Baba Yaga Endures

A powerful figure in Slavic folklore, Baba Yaga is often portrayed as a crone dwelling deep in the woods in a chicken-legged hut or flying through the air in her mortar holding a pestle. A potent character, there are as many Baba Yagas as there are Baba Yaga stories.

Existing on the margins, Baba Yaga ushers in both life and death, deals out both good and bad. Baba Yaga has also endured as a symbol of female empowerment and continues to inspire writers and capture the imagination of readers today. Just this year, there have been a handful of new titles inspired by Baba Yaga.

In Olesya Salnikova Gilmore's debut The Witch and the Tsar, we find Baba Yaga in 16th-century Russia helping Anastasia, the wife of Ivan the Terrible, who is being poisoned by an unknown assailant. Vividly weaving Russian history and myth, The Witch and the Tsar is a bewitching reimagining that will appeal to both fans of historical fiction and fantasy. 

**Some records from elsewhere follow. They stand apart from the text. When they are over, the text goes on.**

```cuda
template <class F>
static void msm_accumulate_phase(ark355_ctx* ctx, const MsmSort& s, MsmBuckets& b, const void* d_rows, bool packed,
                                 hipStream_t stream, int acc_threads, hipEvent_t ev0 = nullptr, hipEvent_t ev1 = nullptr) {
  const MsmPlan& p = s.plan;
  if (!b.prepared) msm_prepare_phase<F>(ctx->policy, s, b, stream);
  b.prepared = false;
  if (p.n == 0) return;
  const uint32_t segs = b.segs;
  const int acc_want = ctx->policy.acc_threads ? ctx->policy.acc_threads : acc_threads;
  const uint32_t acc_t = (acc_want == 64 || acc_want == 128) ? (uint32_t)acc_want : MSM_THREADS;
  const uint32_t* keys = s.sorted_keys.as<uint32_t>();
  const uint32_t* vals = s.sorted_vals.as<uint32_t>();
  if (ev0) ARK_CHECK_HIP(hipEventRecord(ev0, stream));
  if constexpr (is_fp2<F>::value) {
    using P = typename F::Base::Params;
    if (packed) {
      ARK_LAUNCH((msm_accumulate_g2l28p_kernel<P>), dim3((2 * segs + MSM_THREADS - 1) / MSM_THREADS), dim3(MSM_THREADS), 0, stream,
                 static_cast<const Affine28G2<P, true>*>(d_rows), keys, vals, s.total.as<uint32_t>(), s.offsets.as<uint32_t>(),
                 s.counts.as<uint32_t>(), msm_slots28<P, 8>(b, 0), msm_slots28<P, 8>(b, 1), b.head_key.as<uint32_t>(),
                 msm_slots28<P, 8>(b, 2), b.tail_key.as<uint32_t>(), b.seg_len);
    } else {
      constexpr bool ZL = g2l28_zz_in_lds<P>();
      ARK_LAUNCH((msm_accumulate_g2l28_kernel<P, ZL>), dim3((2 * segs + acc_t - 1) / acc_t), dim3(acc_t),
                 ZL ? ZzLds<P>::bytes(acc_t) : (size_t)0, stream, static_cast<const Affine28G2<P, false>*>(d_rows), keys, vals,
                 s.total.as<uint32_t>(), s.offsets.as<uint32_t>(), s.counts.as<uint32_t>(), msm_slots28<P, 8>(b, 0),
                 msm_slots28<P, 8>(b, 1), b.head_key.as<uint32_t>(), msm_slots28<P, 8>(b, 2), b.tail_key.as<uint32_t>(), b.seg_len);
    }
  } else {
    using P = typename F::Params;
    if (packed) {
      ARK_LAUNCH((msm_accumulate28p_kernel<P>), dim3((segs + MSM_THREADS - 1) / MSM_THREADS), dim3(MSM_THREADS), 0, stream,
                 static_cast<const Affine28<P>*>(d_rows), keys, vals, s.total.as<uint32_t>(), s.offsets.as<uint32_t>(),
                 s.counts.as<uint32_t>(), msm_slots28<P, 4>(b, 0), msm_slots28<P, 4>(b, 1), b.head_key.as<uint32_t>(),
                 msm_slots28<P, 4>(b, 2), b.tail_key.as<uint32_t>(), b.seg_len);
    } else {
      ARK_LAUNCH((msm_accumulate28_kernel<P>), dim3((segs + acc_t - 1) / acc_t), dim3(acc_t), 0, stream,
                 static_cast<const Affine28U<P>*>(d_rows), keys, vals, s.total.as<uint32_t>(), s.offsets.as<uint32_t>(),
                 s.counts.as<uint32_t>(), msm_slots28<P, 4>(b, 0), msm_slots28<P, 4>(b, 1), b.head_key.as<uint32_t>(),
                 msm_slots28<P, 4>(b, 2), b.tail_key.as<uint32_t>(), b.seg_len);
    }
  }
  ARK_CHECK_LAUNCH();
  if (ev1) ARK_CHECK_HIP(hipEventRecord(ev1, stream));
}

template <class F, class Hook = std::nullptr_t>
static bool msm_tails28_launch(ark355_ctx* ctx, int count, const MsmSort* const* sorts, MsmBuckets* const* bks,
                               XYZZ<F>* const* outs, hipStream_t stream, Hook after_merge = nullptr) {
  (void)ctx;
  using P = typename Tail28Of<F>::P;
  constexpr bool G2 = Tail28Of<F>::G2;
  constexpr bool HOOK = !std::is_same<Hook, std::nullptr_t>::value;
  using T = Tail28<P, G2>;
  using Slot = typename T::Slot;
  if (count < 1 || count > TAIL28_MAX) return false;
  const MsmPlan& p0 = sorts[0]->plan;
  const bool empty_with_hook = HOOK && count == 1 && p0.n == 0;
  for (int i = 0; i < count; i++) {
    const MsmPlan& p = sorts[i]->plan;
    if (p.n == 0 && !empty_with_hook) return false;
    if (p.total_buckets != p0.total_buckets || p.buckets_per_window != p0.buckets_per_window || p.key_windows != p0.key_windows ||
        p.c != p0.c)
      return false;
  }
  ARK_REQUIRE(p0.c >= 3 && p0.buckets_per_window == (1u << (p0.c - 1)), ARK355_EINVAL, "bucket layout the 28-bit tails do not know");
  uint32_t lb, hb;
  tails28_split(p0.c, &lb, &hb);
  const uint32_t L = 1u << lb, H = 1u << hb;
  TailBatch28 tb;
  memset(&tb, 0, sizeof(tb));
  uint32_t max_heavy_all = 1;
  for (int i = 0; i < count; i++) {
    const MsmSort& s = *sorts[i];
    MsmBuckets& b = *bks[i];
    const uint32_t segs = b.segs;
    const uint32_t max_heavy = segs / MSM_HEAVY_SPAN + 1;
    const uint32_t avg_span = (uint32_t)(((uint64_t)segs + p0.total_buckets - 1) / p0.total_buckets);
    const uint32_t heavy_span = (2 * avg_span > MSM_HEAVY_SPAN) ? 2 * avg_span : MSM_HEAVY_SPAN;
    if (max_heavy > max_heavy_all) max_heavy_all = max_heavy;
    b.heavy_count.ensure(16);
    b.heavy_list.ensure((size_t)max_heavy * 4);
    b.rc.ensure((size_t)p0.key_windows * (H + L) * sizeof(Slot));
    if (!b.heavy_cleared) ARK_CHECK_HIP(hipMemsetAsync(b.heavy_count.p, 0, 4, stream));
    b.heavy_cleared = false;
    TailJob28& J = tb.j[i];
    J.offsets = s.offsets.as<uint32_t>();
// ... 60 lines not shown
```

Nethercott's modern fairytale Thistlefoot is set in the present and features the estranged Yaga siblings, Bellatine and Issac. The pair are residing separately in America when they learn they are to inherit Thistlefoot, a magical house on chicken legs, but the Longshadow Man has been seeking to destroy Thistlefoot since 1919. This ambitious, shape-shifting tale weaving Jewish and Eastern European folklore will appeal to fans of Neil Gaiman's work.

Baba Yaga is also the inspiration for a recent collection of short stories, Into The Forest: Tales Of The Baba Yaga, that fans of horror and folklore will enjoy.

If you are interested in the practice of witchcraft and ancient Slavic magical practices, check out Baba Yaga's Book of Witchcraft by practitioner Madame Pamita.